Just to give you an idea of how different it is at this level, the "front office" is the trainer Teddy Blackwell. That's it. There just is not anything there, except a handful of coaches and roughly 50 players who make up the GCL team and others from various parts of the organization on rehab assignments, and the trainer. That is your GCL Indians organization.

The ticket office where patrons would normally buy tickets during spring training is all closed up, and in fact the entire facility is in a state of hibernation until next spring training. All except the minor league clubhouse and the practice fields. With this being the last year the Indians will be in Winter Haven, everything is boarded up and ready to be closed for good once the GCL team wraps up play at the end of August.

The setup of the Winter Haven facility where it basically is only fully operational for two months out of the year is a big reason the Indians are moving their spring training operations to Goodyear, Arizona next year. At Goodyear, the Indians will have a brand-new state of the art training complex that should be fully operational year round. It will become a true sister operation to the team headquarters in Cleveland located at Progressive Field.

The GCL team is just a temporary home for the Indians rookie-level prospects. The GCL team was started up in 2006, and ended up replacing Burlington by year's end as the Indians affiliate where most of their recent high school draft picks and Latin American players get their first taste of professional baseball. The GCL team is temporary because when spring training operations move to Goodyear, Arizona in 2009, the GCL team will be scrapped and the Indians will have a rookie-level team in the Arizona League starting in 2009.

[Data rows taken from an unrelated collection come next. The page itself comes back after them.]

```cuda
template <int G, int DEPTH>
__global__ void __launch_bounds__(256)
k_probe_pattern(const uint32_t *__restrict__ cells, uint64_t n_sectors, uint32_t items_per_chain,
                uint32_t p_thresh , uint64_t seed, uint64_t sm_window_sectors,
                unsigned long long *__restrict__ counters , uint32_t *__restrict__ sink) {
  const uint32_t lane = lane_id();
  const uint32_t sub = lane % G;
  const uint64_t chain0 = (((uint64_t)blockIdx.x * blockDim.x + threadIdx.x) / G) * DEPTH;
  uint64_t win_base = 0, win_size = n_sectors / G;
  if (sm_window_sectors) {
    uint32_t smid;
    asm("mov.u32 %0, %%smid;" : "=r"(smid));
    win_size = sm_window_sectors / G;
    const uint64_t n_win = (n_sectors / G) / win_size;
    win_base = (uint64_t)(smid % (uint32_t)(n_win ? n_win : 1)) * win_size;
  }
  uint32_t acc = 0;
  uint32_t c[DEPTH][8];
  uint64_t blk[DEPTH];
  uint32_t left[DEPTH];
  uint32_t cont[DEPTH];
  unsigned long long items = 0, requests = 0;
#pragma unroll
  for (int d = 0; d < DEPTH; d++) {
    const uint64_t h = nh_fmix64(seed + (chain0 + d) * 0x9E3779B97F4A7C15ULL);
    blk[d] = win_base + __umul64hi(h, win_size);
    left[d] = items_per_chain;
    cont[d] = 0;
    ld_sector(cells + (blk[d] * G + sub) * 8ULL, c[d]);
  }
  bool busy = true;
  for (uint32_t it = 1; busy; it++) {
    busy = false;
#pragma unroll
    for (int d = 0; d < DEPTH; d++) {
      if (left[d] == 0u) continue;
      busy = true;
      const uint32_t x = c[d][0] ^ c[d][1] ^ c[d][2] ^ c[d][3] ^ c[d][4] ^ c[d][5] ^ c[d][6] ^ c[d][7];
      acc ^= x;
      requests++;
      const uint64_t h = nh_fmix64(seed ^ ((chain0 + d) << 20) ^ it ^ (uint64_t)(x & 1u) << 63);
      if (!cont[d] && (uint32_t)h < p_thresh) {
        cont[d] = 1;
        blk[d] = blk[d] + 1 < win_base + win_size ? blk[d] + 1 : win_base;
      } else {
        cont[d] = 0;
        items++;
        if (--left[d] == 0u) continue;
        blk[d] = win_base + __umul64hi(h, win_size);
      }
      ld_sector(cells + (blk[d] * G + sub) * 8ULL, c[d]);
    }
  }
  if (acc == 0x9E3779B9u) sink[0] = acc;
  if (sub == 0) {
    items = __reduce_add_sync(__activemask(), (uint32_t)items);
    requests = __reduce_add_sync(__activemask(), (uint32_t)requests);
    if (lane == 0) {
      atomicAdd(&counters[0], items);
      atomicAdd(&counters[1], requests);
    }
  }
}


template <bool EMIT>
static size_t stream_smem_bytes(uint32_t node_count) {
  const uint32_t parent_words = node_count <= NH_SMEM_PARENT_MAX ? node_count : 0u;
  return (size_t)((parent_words + 3u) & ~3u) * 4 + NH_WARPS_PER_BLOCK * sizeof(StreamWarpSmem<EMIT>);
}

cudaError_t nh_kernels_init(void) {
  cudaError_t e = cudaFuncSetAttribute(k_score_big, cudaFuncAttributeMaxDynamicSharedMemorySize,
                                       NH_BIG_HASH_SLOTS * 8);
  if (e != cudaSuccess) return e;
  e = cudaFuncSetAttribute(k_score<true>, cudaFuncAttributeMaxDynamicSharedMemorySize,
                           NH_SMEM_PARENT_MAX * 4 + NH_WARPS_PER_BLOCK * NH_WARP_HASH_SLOTS * 8);
  if (e != cudaSuccess) return e;
  const int smax = (int)stream_smem_bytes<false>(NH_SMEM_PARENT_MAX), smax_emit = (int)stream_smem_bytes<true>(NH_SMEM_PARENT_MAX);
#define NH_SET_SMEM(kern, bytes)                                                             \
  e = cudaFuncSetAttribute(kern, cudaFuncAttributeMaxDynamicSharedMemorySize, bytes);       \
  if (e != cudaSuccess) return e;
  NH_SET_SMEM((k_stream_classify<5, 1, false, false, false, false, 0>), smax)
  NH_SET_SMEM((k_stream_classify<5, 1, false, false, true, false, 0>), smax_emit)
  NH_SET_SMEM((k_stream_classify<5, 0, false, false, false, false, 0>), smax)
  NH_SET_SMEM((k_stream_classify<5, 0, false, true, false, false, 0>), smax)
  NH_SET_SMEM((k_stream_classify<5, 0, true, false, false, false, 0>), smax)
  NH_SET_SMEM((k_stream_classify<5, 0, false, false, true, false, 0>), smax_emit)
  NH_SET_SMEM((k_stream_classify<5, 0, false, true, true, false, 0>), smax_emit)
  NH_SET_SMEM((k_stream_classify<5, 1, false, false, false, true, 0>), smax)
  NH_SET_SMEM((k_stream_classify<5, 0, false, false, false, true, 0>), smax)
  NH_SET_SMEM((k_stream_classify<5, 0, false, true, false, true, 0>), smax)
  NH_SET_SMEM((k_stream_classify<5, 1, false, false, false, false, 1>), smax)
  NH_SET_SMEM((k_stream_classify<5, 1, false, false, false, false, 2>), smax)
  NH_SET_SMEM((k_stream_classify<5, 1, false, false, false, false, 3>), smax)
  NH_SET_SMEM((k_stream_classify<5, 1, false, false, false, true, 1>), smax)
  NH_SET_SMEM((k_stream_classify<5, 1, false, false, false, true, 2>), smax)
  NH_SET_SMEM((k_stream_classify<5, 1, false, false, false, true, 3>), smax)
#undef NH_SET_SMEM
  return cudaSuccess;
}

void nh_launch_filter_build(const NhDbParams &db, uint32_t *filter, uint32_t n_blocks, cudaStream_t st) {
  k_filter_build<<<(n_blocks + 255u) / 256u, 256, 0, st>>>(db.cells, db.capacity, db.value_bits, db.value_mask, filter, n_blocks);
}

int nh_launch_len_scan(const uint32_t *len, uint32_t n_seqs, uint64_t *sums, uint64_t *off, uint32_t *poff, cudaStream_t st) {
  const uint32_t nb = (n_seqs + PLAN_THREADS - 1) / PLAN_THREADS;
  if (nb == 0) return 0;
  k_len_count<<<nb, PLAN_THREADS, 0, st>>>(len, n_seqs, sums);
  k_len_scan<<<1, PLAN_THREADS, 0, st>>>(sums, nb);
  k_len_fill<<<nb, PLAN_THREADS, 0, st>>>(len, n_seqs, sums, off, poff);
  return 3;
}

int nh_launch_plan(const NhDbParams &db, const NhBatchPtrs &b, cudaStream_t st) {
  const uint32_t nb = (b.n_seqs + PLAN_THREADS - 1) / PLAN_THREADS;
  k_plan_count<<<nb, PLAN_THREADS, 0, st>>>(b.offsets, b.n_seqs, db.k, db.tile_pos, b.block_sums);
  k_plan_scan<<<1, PLAN_THREADS, 0, st>>>(b.block_sums, nb, b.counters);
  k_plan_fill<<<nb, PLAN_THREADS, 0, st>>>(b.offsets, b.n_seqs, db.k, db.tile_pos, b.paired,
                                           b.deferred_units != nullptr, b.block_sums, b.tile_base,
                                           b.tiles, b.deferred_units, b.counters, b.seq_info);
  if (b.seq_info == nullptr) return 3;
  uint32_t blocks = (b.tiles_upper + 255u) / 256u;
  if (blocks > 148u * 16u) blocks = 148u * 16u;
  k_plan_tiles<<<blocks ? blocks : 1u, 256, 0, st>>>(b.tile_base, b.seq_info, b.n_seqs, db.tile_pos, b.tiles, b.counters);
  return 4;
}

bool nh_fused_supported(const NhDbParams &db) {
  return db.w == 5 && db.tile_pos <= NH_FUSED_TILE_POS_MAX && db.capacity < (1ULL << 35) - 8ULL;
}

int nh_launch_stream(const NhDbParams &db, const NhBatchPtrs &b, const NhScoreParams &sp,
                     uint32_t tiles_upper, int sm_count, cudaStream_t st) {
  const uint32_t groups = (tiles_upper + 31u) / 32u;
  const uint32_t blocks = (groups + NH_WARPS_PER_BLOCK - 1) / NH_WARPS_PER_BLOCK;
  const uint32_t smax = (uint32_t)sm_count * NH_STREAM_MIN_BLOCKS;
  uint32_t grid = blocks < smax ? blocks : smax;
  if (grid == 0) grid = 1;
  const bool emit = b.emit_all_taxa != 0;
  const size_t smem = emit ? stream_smem_bytes<true>(db.node_count) : stream_smem_bytes<false>(db.node_count);
// ... 107 lines not shown
```

Measured before the change: 117.7.

## Unify probe termination logic, add first-slot taxon fast path, defer toggle XOR

Result: faster. 120.0, median of 6 (+1.9%).

```diff
diff --git a/nohuman_b200/csrc/nh_kernels.cu b/nohuman_b200/csrc/nh_kernels.cu
--- a/nohuman_b200/csrc/nh_kernels.cu
+++ b/nohuman_b200/csrc/nh_kernels.cu
@@ -998,81 +998,45 @@
         mbar_wait(sbar, sect_par);
         sect_par ^= 1u;
         if (active) {
-          uint32_t c[8];
-          {
-            const uint4 lo = *reinterpret_cast<const uint4 *>(&sm.sect[lane * 8u]);
-            const uint4 hi = *reinterpret_cast<const uint4 *>(&sm.sect[lane * 8u + 4u]);
-            c[0] = lo.x; c[1] = lo.y; c[2] = lo.z; c[3] = lo.w;
-            c[4] = hi.x; c[5] = hi.y; c[6] = hi.z; c[7] = hi.w;
+          const uint4 lo = *reinterpret_cast<const uint4 *>(&sm.sect[lane * 8u]);
+          const uint4 hi = *reinterpret_cast<const uint4 *>(&sm.sect[lane * 8u + 4u]);
+          const uint32_t c[8] = {lo.x, lo.y, lo.z, lo.w, hi.x, hi.y, hi.z, hi.w};
+          const uint32_t ck = FILTER ? f_ckey & ((1u << ck_bits) - 1u) : f_ckey;
+          const uint32_t st = FILTER ? f_ckey >> ck_bits : f_start;
+          const uint32_t visits = FILTER ? ((f_aux >> 16) & 0x7FFFu) + 1u : (f_aux >> 16) + 1u;
+          const bool is_filter = FILTER && (f_aux & NH_AUX_FILTER);
+          bool maybe = false;
+          uint32_t fin;
+          if (is_filter) {
+            const uint32_t h = nh_filter_hash(ck);
+            const uint32_t w0 = (h & 32u) ? c[2] : c[1], w1 = (h & (32u << 6)) ? c[4] : c[3], w2 = (h & (32u << 12)) ? c[6] : c[5];
+            maybe = (((w0 >> (h & 31u)) & (w1 >> ((h >> 6) & 31u)) & (w2 >> ((h >> 12) & 31u)) & (c[7] >> ((h >> 18) & 31u))) & 1u) != 0u;
+            fin = maybe ? 0u : ~c[0] & (0xFFFFFFFFu << st);
+          } else {
+            fin = 0u;
+#pragma unroll
+            for (int j = 0; j < 8; j++)
+              fin |= (uint32_t)(((c[j] & db.value_mask) == 0u) | ((c[j] >> db.value_bits) == ck)) << j;
+            uint32_t range = 0xFFu << st;
+            if (f_unit == last_sector) range &= last_range;
+            fin &= range;
           }
-          if (FILTER) {
-            const uint32_t ck = f_ckey & ((1u << ck_bits) - 1u);
-            const uint32_t st = f_ckey >> ck_bits;
-            const uint32_t visits = ((f_aux >> 16) & 0x7FFFu) + 1u;
+          if (fin != 0u) {
+            done = true;
+            if (!is_filter) result = lds_u32(sect0 + (lane * 8u + (uint32_t)(__ffs(fin) - 1)) * 4u) & db.value_mask;
+          } else if (visits >= max_visits) {
+            done = true;
+            if (EMIT) result = cht_walk(db, (uint64_t)f_unit * 8ULL + st, ck);
+            else atomicOr(&sm.overflow, FULL_MASK);
+          } else if (maybe) {
+            f_aux = (f_aux & 0xFFFFu) | (visits << 16);
+            f_unit = f_unit * 4u + (st >> 3);
+            f_ckey = ck | ((st & 7u) << ck_bits);
+          } else {
+            f_aux = (f_aux & (FILTER ? NH_AUX_FILTER | 0xFFFFu : 0xFFFFu)) | (visits << 16);
+            const uint32_t last_unit = is_filter ? last_block : last_sector;
+            f_unit = f_unit == last_unit ? 0u : f_unit + 1u;
             f_ckey = ck;
-            if (f_aux & NH_AUX_FILTER) {
-              const uint32_t h = nh_filter_hash(ck);
-              const uint32_t w0 = (h & 32u) ? c[2] : c[1], w1 = (h & (32u << 6)) ? c[4] : c[3], w2 = (h & (32u << 12)) ? c[6] : c[5];
-              const bool maybe = (((w0 >> (h & 31u)) & (w1 >> ((h >> 6) & 31u)) & (w2 >> ((h >> 12) & 31u)) & (c[7] >> ((h >> 18) & 31u))) & 1u) != 0u;
-              const uint32_t free_cells = ~c[0] & (0xFFFFFFFFu << st);
-              if (!maybe && free_cells != 0u) {
-                done = true;
-              } else if (visits >= max_visits) {
-                done = true;
-                atomicOr(&sm.overflow, FULL_MASK);
-              } else if (maybe) {
-                f_aux = (f_aux & 0xFFFFu) | (visits << 16);
-                f_unit = f_unit * 4u + (st >> 3);
-                f_ckey = ck | ((st & 7u) << ck_bits);
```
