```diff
@@ -163,21 +159,24 @@
         }
         float* const slot = DET ? a.slots + (size_t)(tile * 4 + w) * DET_EDGE_SLOT : nullptr;
 
-        if (ntile < num_tiles) fetch_q(ntile, b ^ 1, n_col, n_row >= 0);
-        if (n_row >= 0) {
-            cp_async16(xs, a.x4 + (size_t)n_row * 4);
-            cp_async16(xs + 4, a.x4 + (size_t)n_col * 4);
-            prefetch_l1(a.P + (size_t)n_row * H);
-            prefetch_l1(a.P + (size_t)n_row * H + 32);
-        }
-        if (has_edge(nntile)) {
-            const int64_t e = edge_of(nntile);
-            cp_async4(nidx + lane, a.row + e);
-            cp_async4(nidx + 16 + lane, a.col + e);
-            if (AT == 1) cp_async4(nidx + 32 + 2 * lane, a.ea + e);
-            if (AT == 2) cp_async8(nidx + 32 + 2 * lane, a.ea + e * 2);
-        }
-        cp_async_commit();
+        auto requests = [&] {
+            fetch_q(b ^ 1, n_row >= 0 ? n_col : -1);
+            if (n_row >= 0) {
+                cp_async16(xs, a.x4 + (size_t)n_row * 4);
+                cp_async16(xs + 4, a.x4 + (size_t)n_col * 4);
+                prefetch_l1(a.P + (size_t)n_row * H);
+                prefetch_l1(a.P + (size_t)n_row * H + 32);
+            }
+            if (has_edge(nntile)) {
+                const int64_t e = edge_of(nntile);
+                cp_async4(nidx + lane, a.row + e);
+                cp_async4(nidx + 16 + lane, a.col + e);
+                if (AT == 1) cp_async4(nidx + 32 + 2 * lane, a.ea + e);
+                if (AT == 2) cp_async8(nidx + 32 + 2 * lane, a.ea + e * 2);
+            }
+            cp_async_commit();
+        };
+        if constexpr (AT < 0) requests();
 
         const int ra = __shfl_sync(FULL, row_c, g), rb = __shfl_sync(FULL, row_c, g + 8);
         const float rada = __shfl_sync(FULL, radial, g), radb = __shfl_sync(FULL, radial, g + 8);
@@ -216,7 +215,6 @@
         float qmax = 0.f;
         auto silu_guard = [&] { return silu_q_overflow(qmax); };
         tc16::RowScales s1;
-        mbar_wait(qbar + b, (uint32_t)((it >> 1) & 1));
         tc16::encode_rows<false, true>(
             [&](int j, f32x2& va, f32x2& vb, auto pass) {
                 va = pre(j, pa, qa, rada, eaa, oka);
@@ -229,6 +227,7 @@
         tc16::mma_f16x3_rA<CS_LBO>(d, ahi, alo, bW2hi, bW2lo);
         const int row_prev = __shfl_up_sync(FULL, row_c, 1);
         const uint32_t M = __ballot_sync(FULL, lane == 0 || row_prev != row_c) & 0xffffu;
+        if constexpr (AT >= 0) requests();
         tc16::mma_f16x3_rA_wait(d, ahi, alo);
 
         qmax = 0.f;
@@ -285,7 +284,6 @@
                 flush(s0, 15);
             }
         }
-        fence_proxy_async_smem();
         __syncwarp();
         tc16::mma_f16x3_rA_wait(d, ahi, alo);
 
@@ -318,6 +316,7 @@
         }
 
         cp_async_wait_all();
+        __syncwarp();
         row_c = n_row;
         float4 xi_n = make_float4(0.f, 0.f, 0.f, 0.f), xj_n = xi_n;
         if (n_row >= 0) {
```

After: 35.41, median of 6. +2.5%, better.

The trip to Winter Haven to see the GCL Indians in action last year turned out to actually be the most interesting stop for me among all my minor league visits the last two years. Not because it was a great venue, or the games were exciting, but because of how raw the level is and how isolated the players seem to be from the world. Also, with how far away they really are from the majors let alone Mahoning Valley and Lake County (the next steps up). A lot of these players will not even make it out the GCL and be cut from the team this offseason or next spring, while some of these players will be in Lake County next year.